# What size holes in the grinder plates to use?



## rexlan (Sep 19, 2012)

For general sausage like salami, snack sticks, kielbasa what are the prefered size of the grinding plates to use.

I generally grind through my largest plate and then a second grind through a 1/4" plate.

This new grinder I bought seems to have a bad set of sizes.  The large plate is 10 mm and the other plate is 4.5 mm.  One seems too big and the other too small.  What should I buy?

thanks


----------



## boykjo (Sep 19, 2012)

Yeah... those sizes are weird...... My large plate is a 7mm and my small plate is a 4mm.... I use my 7mm for sausages which gives it a meaty texture and use my 4mm for sticks, summer sausage and dogs....


----------



## rexlan (Sep 19, 2012)

Thanks for the help Joe.  I called them and they are looking at buying me a 6 mm from LEM.
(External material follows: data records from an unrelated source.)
template <int E>
__device__ __forceinline__ float pool_max_e(float a, float b) {
  if constexpr (E == 1) return fmaxf(a, b);
  else return ycx_pool_max(a, b);
}
template <int E, bool HALF = false>
__device__ __forceinline__ void chunk_to_f(uint4 v, float (&f)[16 / E]) {
  if constexpr (E == 2 && HALF) {
    const _Float16* b = reinterpret_cast<const _Float16*>(&v);
#pragma unroll
    for (int j = 0; j < 8; ++j) f[j] = (float)b[j];
  } else if constexpr (E == 2) {
    const __bf16* b = reinterpret_cast<const __bf16*>(&v);
#pragma unroll
    for (int j = 0; j < 8; ++j) f[j] = (float)b[j];
  } else {
    float* g = f;
    f8x8_unpack(make_uint2(v.x, v.y), g);
    f8x8_unpack(make_uint2(v.z, v.w), g + 8);
  }
}
template <int E, bool HALF = false>
__device__ __forceinline__ uint4 f_to_chunk(const float (&f)[16 / E]) {
  uint4 v;
  if constexpr (E == 2 && HALF) {
    _Float16* b = reinterpret_cast<_Float16*>(&v);
#pragma unroll
    for (int j = 0; j < 8; ++j) b[j] = (_Float16)f[j];
  } else if constexpr (E == 2) {
    __bf16* b = reinterpret_cast<__bf16*>(&v);
#pragma unroll
    for (int j = 0; j < 8; ++j) b[j] = (__bf16)f[j];
  } else {
    v.x = f8x4_pack_sat(f[0], f[1], f[2], f[3]);
    v.y = f8x4_pack_sat(f[4], f[5], f[6], f[7]);
    v.z = f8x4_pack_sat(f[8], f[9], f[10], f[11]);
    v.w = f8x4_pack_sat(f[12], f[13], f[14], f[15]);
  }
  return v;
}

template <int E, bool HALF = false>
__global__ void __launch_bounds__(256) maxpool_cascade_kernel(ycx_pool_desc d, int cc, const uint8_t* __restrict__ x,
                                                              uint8_t* __restrict__ y) {
  extern __shared__ uint4 lds_chunks[];
  constexpr int NE = 16 / E;
  const int H = d.h, W = d.w, HW = H * W, r = d.k / 2;
  const int nchunk = cc * E / 16;
  const int items = HW * nchunk;
  const int n = blockIdx.x / (d.c / cc), c0 = (blockIdx.x % (d.c / cc)) * cc;
  uint4* S = lds_chunks;
  uint4* T = lds_chunks + items;
  const size_t px0 = (size_t)n * HW;
  for (int i = threadIdx.x; i < items; i += blockDim.x) {
    const int pix = i / nchunk, g = i - pix * nchunk;
    S[i] = *reinterpret_cast<const uint4*>(x + ((px0 + pix) * d.in_c_stride + d.in_c_off + c0) * E + g * 16);
  }
  __syncthreads();
  for (int lv = 0; lv < d.levels; ++lv) {
    for (int i = threadIdx.x; i < items; i += blockDim.x) {
      const int pix = i / nchunk, g = i - pix * nchunk, yy = pix / W, xx = pix - yy * W;
      float m[NE], f[NE];
#pragma unroll
      for (int j = 0; j < NE; ++j) m[j] = -INFINITY;
      for (int xi = max(xx - r, 0); xi <= min(xx + r, W - 1); ++xi) {
        chunk_to_f<E, HALF>(S[(yy * W + xi) * nchunk + g], f);
#pragma unroll
        for (int j = 0; j < NE; ++j) m[j] = pool_max_e<E>(m[j], f[j]);
      }
      T[i] = f_to_chunk<E, HALF>(m);
    }
    __syncthreads();
    for (int i = threadIdx.x; i < items; i += blockDim.x) {
      const int pix = i / nchunk, g = i - pix * nchunk, yy = pix / W, xx = pix - yy * W;
      float m[NE], f[NE];
#pragma unroll
      for (int j = 0; j < NE; ++j) m[j] = -INFINITY;
      for (int yi = max(yy - r, 0); yi <= min(yy + r, H - 1); ++yi) {
        chunk_to_f<E, HALF>(T[(yi * W + xx) * nchunk + g], f);
#pragma unroll
        for (int j = 0; j < NE; ++j) m[j] = pool_max_e<E>(m[j], f[j]);
      }
      const uint4 v = f_to_chunk<E, HALF>(m);
      S[i] = v;
      *reinterpret_cast<uint4*>(y + ((px0 + pix) * d.out_c_stride + d.out_c_off + lv * d.c + c0) * E + g * 16) = v;
    }
    __syncthreads();
  }
}

unsigned grid_for(long long total) {
  long long b = (total + 255) / 256;
  if (b > 256LL * 16) b = 256LL * 16;
  return (unsigned)(b < 1 ? 1 : b);
}

}

extern "C" ycx_status ycx_maxpool(const ycx_pool_desc* d, const void* x, void* y, void* stream) {
  YCX_CHECK_ARG(d && x && y);
  YCX_CHECK_ARG(d->n > 0 && d->h > 0 && d->w > 0 && d->c > 0 && d->k > 0 && d->stride > 0 && d->pad >= 0);
  YCX_CHECK_ARG(d->ho == (d->h + 2 * d->pad - d->k) / d->stride + 1);
  YCX_CHECK_ARG(d->wo == (d->w + 2 * d->pad - d->k) / d->stride + 1);
  YCX_CHECK_ARG(d->pad * 2 <= d->k);
  YCX_CHECK_ARG(d->in_c_off + d->c <= d->in_c_stride && d->out_c_off + d->c <= d->out_c_stride);
  YCX_CHECK_SUPPORTED(d->dtype == YCX_DT_BF16 || d->dtype == YCX_DT_F32 || d->dtype == YCX_DT_FP8 ||
                      d->dtype == YCX_DT_F16);
  const int vn = d->dtype == YCX_DT_F32 ? 4 : 8;
  YCX_CHECK_SUPPORTED(d->c % vn == 0 && d->in_c_off % vn == 0 && d->in_c_stride % vn == 0 &&
                      d->out_c_off % vn == 0 && d->out_c_stride % vn == 0);
  hipStream_t st = reinterpret_cast<hipStream_t>(stream);
  const bool h16 = d->dtype == YCX_DT_F16;
  if (d->levels > 1) {
    YCX_CHECK_ARG(d->stride == 1 && d->k % 2 == 1 && d->pad == d->k / 2 && d->ho == d->h && d->wo == d->w);
    YCX_CHECK_ARG(d->out_c_off + d->levels * d->c <= d->out_c_stride);
    YCX_CHECK_SUPPORTED(d->dtype == YCX_DT_BF16 || d->dtype == YCX_DT_FP8 || h16);
    const int esz = d->dtype == YCX_DT_FP8 ? 1 : 2;
    const long long hw = (long long)d->h * d->w;
    int cc = 0;
    for (int t = 128; t * esz >= 16; t >>= 1)
      if (d->c % t == 0 && 2 * hw * t * esz <= 65536) { cc = t; break; }
    YCX_CHECK_SUPPORTED(cc > 0);
    const dim3 g((unsigned)(d->n * (d->c / cc)));
    const size_t lds = (size_t)(2 * hw * cc * esz);
    if (h16)
      hipLaunchKernelGGL((maxpool_cascade_kernel<2, true>), g, dim3(256), lds, st, *d, cc, (const uint8_t*)x,
                         (uint8_t*)y);
    else if (esz == 2)
      hipLaunchKernelGGL(maxpool_cascade_kernel<2>, g, dim3(256), lds, st, *d, cc, (const uint8_t*)x, (uint8_t*)y);
    else
      hipLaunchKernelGGL(maxpool_cascade_kernel<1>, g, dim3(256), lds, st, *d, cc, (const uint8_t*)x, (uint8_t*)y);
    return ycx_launch_status();
  }
  long long total = (long long)d->n * d->ho * d->wo * (d->c / vn);
  const long long rows = (long long)d->n * d->ho, rowlen = (long long)d->wo * (d->c / vn);
  if (d->dtype != YCX_DT_FP8 && rows <= 65535 && total < (1LL << 31) &&
      (long long)d->n * d->h * d->w * d->in_c_stride < (1LL << 31)) {
    const dim3 g((unsigned)((rowlen + 255) / 256), (unsigned)rows);
    if (h16)
      hipLaunchKernelGGL(maxpool_rows_kernel<_Float16>, g, dim3(256), 0, st, *d, (const _Float16*)x, (_Float16*)y);
    else if (d->dtype == YCX_DT_BF16)
      hipLaunchKernelGGL(maxpool_rows_kernel<__bf16>, g, dim3(256), 0, st, *d, (const __bf16*)x, (__bf16*)y);
    else
      hipLaunchKernelGGL(maxpool_rows_kernel<float>, g, dim3(256), 0, st, *d, (const float*)x, (float*)y);
    return ycx_launch_status();
  }
  if (d->dtype == YCX_DT_FP8)
    hipLaunchKernelGGL(maxpool_f8_kernel, dim3(grid_for(total)), dim3(256), 0, st, *d, (const uint8_t*)x,
                       (uint8_t*)y);
  else if (h16)
    hipLaunchKernelGGL(maxpool_kernel<_Float16>, dim3(grid_for(total)), dim3(256), 0, st, *d,
                       (const _Float16*)x, (_Float16*)y);
  else if (d->dtype == YCX_DT_BF16)
    hipLaunchKernelGGL(maxpool_kernel<__bf16>, dim3(grid_for(total)), dim3(256), 0, st, *d,
                       (const __bf16*)x, (__bf16*)y);
  else
    hipLaunchKernelGGL(maxpool_kernel<float>, dim3(grid_for(total)), dim3(256), 0, st, *d, (const float*)x,
                       (float*)y);
  return ycx_launch_status();
}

Another question ... do you double grind?

I bought this unit (couldn't stand the price) and I think it is made by LEM.

http://www.gandermountain.com/modpe...eat-Grinder&i=401083&str=grinder&merchID=4005


----------



## daveomak (Sep 19, 2012)

rexlan, morning....   Depending on texture, I will grind part through the small plate and some through the larger plate...  I usually grind all the fat through the small plate for better distribution in the finished product...  Dave


----------



## boykjo (Sep 19, 2012)

It certainly looks identical to a lem.......I only double grind when doing hot dogs then I have a small sunbeam food processor I puree with... small amounts at a time......I am in the market right now looking for a machine to puree... I am looking at the vitamix and the ninja food processors.. something heavy duty but I dont know if they will pass the test of time........ Cougar 98 (Kevin) does double grinds that come out nice....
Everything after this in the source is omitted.